Most holiday decorations have been taken down for the season, so I feel safe now in admitting it. This was my first Christmas not believing in Santa Claus. I understand that might need a little bit of explanation. Some personal history might help.
I was the last kid on my block to stop believing in flying reindeer, because my father was a photographer. He had attended a Christmas party at our neighbors’ house across the street. He had seen Santa’s sleigh with his own eyes.
More importantly, he had taken a photograph as Santa flew by. My eight-year-old eyes widened as he showed me the evidence. That was definitely a sleigh piercing the sky. A person was waving from it. It wasn’t a model. There was no string dangling it in midair. The scene was framed by the Embergs’ kitchen window, which was identical to ours. I had no choice but to believe.
My friends in the neighborhood lost faith in Santa, but I continued to hold firm for another year or two. Sometimes I would tell them about my Dad’s photograph, but usually not. Some secrets are better kept to one’s self. None of us knew about double-exposure photography. And I never faulted my father for extending my childhood.
After all, he only provided the evidence. My belief in that evidence was mine. I had my first paper route around then. Daily newspapers struck me as similarly miraculous, with the magic happening mostly while everybody slept.

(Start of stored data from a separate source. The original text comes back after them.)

# Drexubery/ViewCrafter

Measured on NVIDIA H100. Metric: DDIM denoise-steps/sec @ 576x1024x25f, higher is better.
Workload: dtype f16 (fp32 accumulate; fp32 norms/softmax/update)

## Files before the change

### viewcrafter_b200/csrc/attention.cu

```cuda
#include <cstdlib>

#include "common.cuh"
#include "kernels.h"
#include "wgmma.cuh"

namespace vc {

struct AttnParams {
  CUtensorMap tmap_q, tmap_k, tmap_v;
  __half* out;
  int ldo;
  int Nq, Nk;
  int kv_shared;
  float scale_log2;
  int accumulate;
};

static constexpr int ATT_BM = 128, ATT_D = 64;
static constexpr int ATT_THREADS = 288;
static constexpr int ATT_Q_BYTES = ATT_BM * ATT_D * 2;

template <int BNK>
struct AttnCfg {
  static constexpr int KV_BYTES = BNK * ATT_D * 2;
  static constexpr int SMEM = ATT_Q_BYTES + 4 * KV_BYTES + 1024 + 256;
  static constexpr int MIN_CTAS = BNK == 64 ? 2 : 1;
};

__device__ __forceinline__ float ex2f(float x) {
  float y;
  asm("ex2.approx.ftz.f32 %0, %1;" : "=f"(y) : "f"(x));
  return y;
}

template <int BNK>
__global__ void __launch_bounds__(ATT_THREADS, AttnCfg<BNK>::MIN_CTAS) flash_attn_d64_kernel(const __grid_constant__ AttnParams p) {
  using Cfg = AttnCfg<BNK>;
  extern __shared__ uint8_t smem_raw[];
  uint8_t* smem = reinterpret_cast<uint8_t*>((reinterpret_cast<uintptr_t>(smem_raw) + 1023) & ~uintptr_t(1023));
  uint8_t* sQ = smem;
  uint8_t* sKV = smem + ATT_Q_BYTES;
  uint64_t* bars = reinterpret_cast<uint64_t*>(smem + ATT_Q_BYTES + 4 * Cfg::KV_BYTES);
  uint64_t* q_full = bars + 0;
  uint64_t* kv_full = bars + 1;
  uint64_t* kv_empty = bars + 3;

  const int warp = threadIdx.x >> 5, lane = threadIdx.x & 31;
  const int q0 = blockIdx.x * ATT_BM, head = blockIdx.y, b = blockIdx.z;
  const int bk = p.kv_shared ? 0 : b;
  const int ntiles = (p.Nk + BNK - 1) / BNK;

  if (threadIdx.x == 0) {
    tma_prefetch_desc(&p.tmap_q);
    tma_prefetch_desc(&p.tmap_k);
    tma_prefetch_desc(&p.tmap_v);
    mbar_init(q_full, 1);
    mbar_init(&kv_full[0], 1); mbar_init(&kv_full[1], 1);
    mbar_init(&kv_empty[0], 8); mbar_init(&kv_empty[1], 8);
    fence_barrier_init();
  }
  __syncthreads();

  if (warp == 8) {
    if (elect_one()) {
      mbar_expect_tx(q_full, ATT_Q_BYTES);
      tma_load_4d(sQ, &p.tmap_q, q_full, 0, head, q0, b);
    }
    __syncwarp();
    for (int j = 0; j < ntiles; ++j) {
      const int s = j & 1;
      uint8_t* sk = sKV + s * 2 * Cfg::KV_BYTES;
      if (j >= 2) mbar_wait(&kv_empty[s], ((j >> 1) - 1) & 1);
      if (elect_one()) {
        mbar_expect_tx(&kv_full[s], 2 * Cfg::KV_BYTES);
        tma_load_4d(sk, &p.tmap_k, &kv_full[s], 0, head, j * BNK, bk);
        tma_load_4d(sk + Cfg::KV_BYTES, &p.tmap_v, &kv_full[s], 0, head, j * BNK, bk);
      }
      __syncwarp();
    }
    return;
  }

  const int cw = warp >> 2, wl = warp & 3;
  const uint32_t aQ = smem_u32(sQ) + cw * (64 * ATT_D * 2);
  const float sl2 = p.scale_log2;
  float o[32];
#pragma unroll
  for (int i = 0; i < 32; ++i) o[i] = 0.f;
  float m[2] = {-INFINITY, -INFINITY}, l[2] = {0.f, 0.f};
  mbar_wait(q_full, 0);
  for (int j = 0; j < ntiles; ++j) {
    const int s = j & 1;
    const uint32_t aK = smem_u32(sKV + s * 2 * Cfg::KV_BYTES);
    const uint32_t aV = aK + Cfg::KV_BYTES;
    mbar_wait(&kv_full[s], (j >> 1) & 1);
    float sc[BNK / 2];
    wgmma_fence();
#pragma unroll
    for (int k = 0; k < ATT_D / 16; ++k) Wgmma<BNK>::ss(sc, wgmma_desc_sw128(aQ + 32 * k), wgmma_desc_sw128(aK + 32 * k), k > 0 ? 1 : 0);
    wgmma_commit();
    wgmma_wait<0>();
    wgmma_fence_regs(sc);

    const int valid = p.Nk - j * BNK;
    if (valid < BNK) {
#pragma unroll
      for (int i = 0; i < BNK / 2; ++i) {
        const int col = 8 * (i >> 2) + 2 * (lane & 3) + (i & 1);
        if (col >= valid) sc[i] = -INFINITY;
      }
    }
    float mx[2] = {-INFINITY, -INFINITY};
#pragma unroll
    for (int i = 0; i < BNK / 2; ++i) mx[(i >> 1) & 1] = fmaxf(mx[(i >> 1) & 1], sc[i]);
    float alpha[2], negm[2];
#pragma unroll
    for (int h = 0; h < 2; ++h) {
      mx[h] = fmaxf(mx[h], __shfl_xor_sync(0xffffffffu, mx[h], 1));
      mx[h] = fmaxf(mx[h], __shfl_xor_sync(0xffffffffu, mx[h], 2));
      const float mn = fmaxf(m[h], mx[h] * sl2);
      alpha[h] = ex2f(m[h] - mn);
      m[h] = mn;
      negm[h] = -mn;
      l[h] *= alpha[h];
    }
#pragma unroll
    for (int i = 0; i < 32; ++i) o[i] *= alpha[(i >> 1) & 1];
    uint32_t pa[BNK / 16][4];
#pragma unroll
    for (int kk = 0; kk < BNK / 16; ++kk) {
#pragma unroll
      for (int r = 0; r < 4; ++r) {
        const int i = (2 * kk + (r >> 1)) * 4 + 2 * (r & 1);
        const int h = r & 1;
        const float e0 = ex2f(fmaf(sc[i], sl2, negm[h])), e1 = ex2f(fmaf(sc[i + 1], sl2, negm[h]));
        l[h] += e0 + e1;
        pa[kk][r] = pack_half2(e0, e1);
      }
    }
    wgmma_fence();
#pragma unroll
    for (int kk = 0; kk < BNK / 16; ++kk) Wgmma<64, 1>::rs(o, pa[kk], wgmma_desc_sw128(aV + kk * 16 * 128), 1);
    wgmma_commit();
    wgmma_wait<0>();
    wgmma_fence_regs(o);
    __syncwarp();
    if (lane == 0) mbar_arrive(&kv_empty[s]);
  }

  float inv[2];
#pragma unroll
  for (int h = 0; h < 2; ++h) {
    float t = l[h];
    t += __shfl_xor_sync(0xffffffffu, t, 1);
    t += __shfl_xor_sync(0xffffffffu, t, 2);
    inv[h] = 1.f / t;
  }
#pragma unroll
  for (int h = 0; h < 2; ++h) {
    const int row = q0 + cw * 64 + 16 * wl + (lane >> 2) + 8 * h;
    if (row >= p.Nq) continue;
    __half* op = p.out + ((long long)b * p.Nq + row) * p.ldo + head * ATT_D + 2 * (lane & 3);
#pragma unroll
    for (int jj = 0; jj < 8; ++jj) {
      float v0 = o[jj * 4 + 2 * h] * inv[h], v1 = o[jj * 4 + 2 * h + 1] * inv[h];
      __half2* dst = reinterpret_cast<__half2*>(op + 8 * jj);
      if (p.accumulate) {
        const float2 t = __half22float2(*dst);
        v0 += t.x; v1 += t.y;
      }
      *dst = __floats2half2_rn(v0, v1);
    }
  }
}
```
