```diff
diff --git a/cmf_amd/engine.py b/cmf_amd/engine.py
--- a/cmf_amd/engine.py
+++ b/cmf_amd/engine.py
@@ -402,6 +402,11 @@
     a.r = None if res_t is None else C.c_void_p(res_t.data_ptr() + 4 * int(res_off))
     a.r_np, a.r_co, a.r_px, a.r_sl = int(x_np if res_np is None else res_np), int(x_ci), int(x_px), int(x_sl)
     a.np, a.cin, a.cout, a.H, a.W, a.nc, a.taps, a.live = int(np_), int(cin), int(cout), int(H), int(W), int(nc), int(taps), int(live)
+    blk = head.get("conv1")
+    if blk is not None:
+        assert res_t is None and isinstance(blk["mask"], BitMask), "the folded block reads h as x and takes relu'(c1) from a BitMask"
+        a.block_w1 = _p(_block_pack(blk["weight"], x_t.device))
+        a.block_m1, a.block_m1_np = _p(blk["mask"].data), int(blk["mask"].np_bytes)
     a.head_w, a.head_cout = _p(wf), hc
     a.head_a = _p(act); a.head_a_np, a.head_a_c, a.head_a_px = int(cin) * H * W, H * W, 1
     a.head_y = C.c_void_p(y_t.data_ptr() + 4 * int(y_off)); a.head_y_np, a.head_y_co, a.head_y_px = int(y_np), int(y_co), int(y_px)
@@ -410,6 +415,10 @@
     if TIMER is None:
         return launch()
     px_out = float(H) * W * np_ * (0.5 if live else 1.0)
+    if blk is not None:
+        return TIMER.wrap(f"conv_tangent_t{taps}_ci{cin}_co{cout}" + ("_live" if live else ""),
+                          2.0 * hc * px_out * (cin * taps * cout + 3 * taps * cin * taps * cout + 25 * cout * nc),
+                          4.0 * (float(H) * W * np_ * (nc * cin + 4) + px_out * (cout + nc * hc)), launch)
     TIMER.wrap(f"conv_tangent_t{taps}_ci{cin}_co{cout}" + ("_live" if live else ""),
                2.0 * hc * px_out * (cin * taps * cout + (cin * taps + cout) * nc),
                4.0 * (float(H) * W * np_ * nc * cin + px_out * (nc * cout + cout + nc * hc)), launch)
@@ -1374,6 +1383,10 @@
 FOLD_HEAD = True
 
 
+FOLD_BLOCK = True
+
+FOLD_BLOCK_SHAPES = ((28, 28, 2),)
+
 PROBE_FRONT = True
 
 PROBE_FRONT_SHAPES = {(28, 28, 1)}
@@ -1470,6 +1483,19 @@
     return DERIVED.get((id(conv0.weight), "seed-residual", str(dev)), [conv0.weight], build)
 
 
+def _block_pack(weight, dev):
+    def build():
+        w = weight.detach().contiguous()
+        assert tuple(w.shape) == (64, 64, 3, 3) and w.dtype == torch.float32
+        n = C.c_longlong(0)
+        _lib.check(_lib.load().cmf_pack_block_weight(None, None, C.byref(n), None), "pack size")
+        out = torch.empty(n.value, dtype=torch.uint8, device=dev)
+        _lib.check(_lib.load().cmf_pack_block_weight(_p(w), _p(out), None, _stream()), "cmf_pack_block_weight")
+        return out
+
+    return DERIVED.get((id(weight), "fold-block", str(dev)), [weight], build)
+
+
 def _probe_hidden(conv0, view, plan, H, W, hid, dev):
     HW, ncp = H * W, 16 * plan["ns"]
 
@@ -1512,6 +1538,9 @@
         filt = SKIP_DEAD_ROWS and save is None and hid % 64 == 0 and _use_bf16x3(9, hid, W, False, H, hid)
         fold = (FOLD_HEAD and view.live is not None and save is None and fg == 1 and len(blocks) > 0 and hid == 64 and cout <= 8 and nc % 16 == 0
                 and isinstance(acts[2 * len(blocks) - 1], BitMask) and _use_bf16x3(9, hid, W, False, H, hid))
+        nb = len(blocks)
+        fold_block = (FOLD_BLOCK and fold and nb >= 2 and isinstance(acts[2 * nb - 2], BitMask) and isinstance(acts[2 * nb - 1], BitMask)
+                      and (H, W, cout) in FOLD_BLOCK_SHAPES)
         plan = getattr(view, "probe", None)
         probe = (PROBE_FRONT and plan is not None and save is None and fg == 1 and len(blocks) > 0 and hid == 64 and view.mask is not None
                  and T.layout == "panel" and nc % 16 == 0 and nc > 16 * plan["ns"] and (H, W, view.cin) in PROBE_FRONT_SHAPES
@@ -1526,6 +1555,15 @@
         for k, blk in enumerate(blocks):
             a_in, c1 = acts[2 * k], acts[2 * k + 1]
             ym = c1 if filt and isinstance(c1, BitMask) else None
+            if fold_block and k + 1 == nb:
+                HWo = HW // 2 if compact else HW
+                yt = Tangent(B, cout * HWo, nc, "panel", dev)
+                conv_tangent(h.data, 0, *hd, blk.conv2.weight, 9, yt.data, cout * HWo * nc, HWo * nc, nc, B, hid, hid, H, W, nc,
+                             x_sl=hsl, live=view.live["parity"] if compact else 0,
+                             head=dict(weight=convf.weight, act=acts[-1], conv1=dict(weight=blk.conv1.weight, mask=c1)), **fk(a_in))
+                if compact:
+                    yt.compact = True
+                return yt
             if probe and k == 0:
                 probe_front(conv0, blk.conv1, T, view, plan, fk(a_in), ym, h2.data, u.data, H, W)
             else:
diff --git a/include/cmf_amd.h b/include/cmf_amd.h
--- a/include/cmf_amd.h
+++ b/include/cmf_amd.h
@@ -50,6 +50,7 @@
   const float* head_a; long long head_a_np, head_a_c, head_a_px;
   float* head_y; long long head_y_np, head_y_co, head_y_px;
   const float* seed; long long seed_np, seed_col; const void* seed_w;
+  const void* block_w1; const void* block_m1; long long block_m1_np;
 } cmf_conv_tangent_args;
 int cmf_conv_tangent(const cmf_conv_tangent_args* a, void* stream);
 
@@ -57,6 +58,7 @@
 int cmf_pack_weight_bf16x3_t(const float* w, void* out, int cout, int cin, int transpose, long long* out_bytes, void* stream);
 int cmf_conv_tangent_bf16x3(const cmf_conv_tangent_args* a, void* stream);
 int cmf_pack_seed_weight(const float* w, void* out, void* stream);
+int cmf_pack_block_weight(const float* w, void* out, long long* out_bytes, void* stream);
 int cmf_seed_panel(const float* v, long long v_np, long long v_px, const float* mask, float* out, long long out_np, long long out_col,
                    int np, int H, int W, int nc, void* stream);
 
```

Case in point: A small plane once crashed into a house just a few blocks from our house. I rode my bike to see it. Somehow, photographs of that plane and the house were in the newspapers I delivered the next morning. How could that be possible?
Santa eventually faded, but newspapers became a lifelong obsession. For years after college, I delivered all the newspapers in Chicago’s second tallest skyscraper. I loved having most of my responsibilities completed before breakfast. It always felt like another one of those secrets best kept to one’s self.
Later I built a business, offering Yale professors a full array of newspaper options, delivered to their doorsteps before their day began. I reveled in being the last hands to touch what I never stopped believing was a modern miracle.
We delivered the word-length equivalent of a novel every morning, comprised almost exclusively from what happened the day before. I insisted my drivers understand their outsized importance. They must not miss any subscribers — make a list, check it twice. That affirmation started each customers’ day. Flying sleighs couldn’t have delivered the news any faster, literally before the ink had dried.
I stopped participating in this modern miracle only a few years ago, but I kept having my newspapers delivered. I’d open my door and there was today’s gift, waiting to be unwrapped.
My newspaper now arrives electronically. I’m sure there are still human hands involved, but not ones I recognize. I miss hearing a thud on my doorstep, waking me with the assurance that I haven’t been forgotten.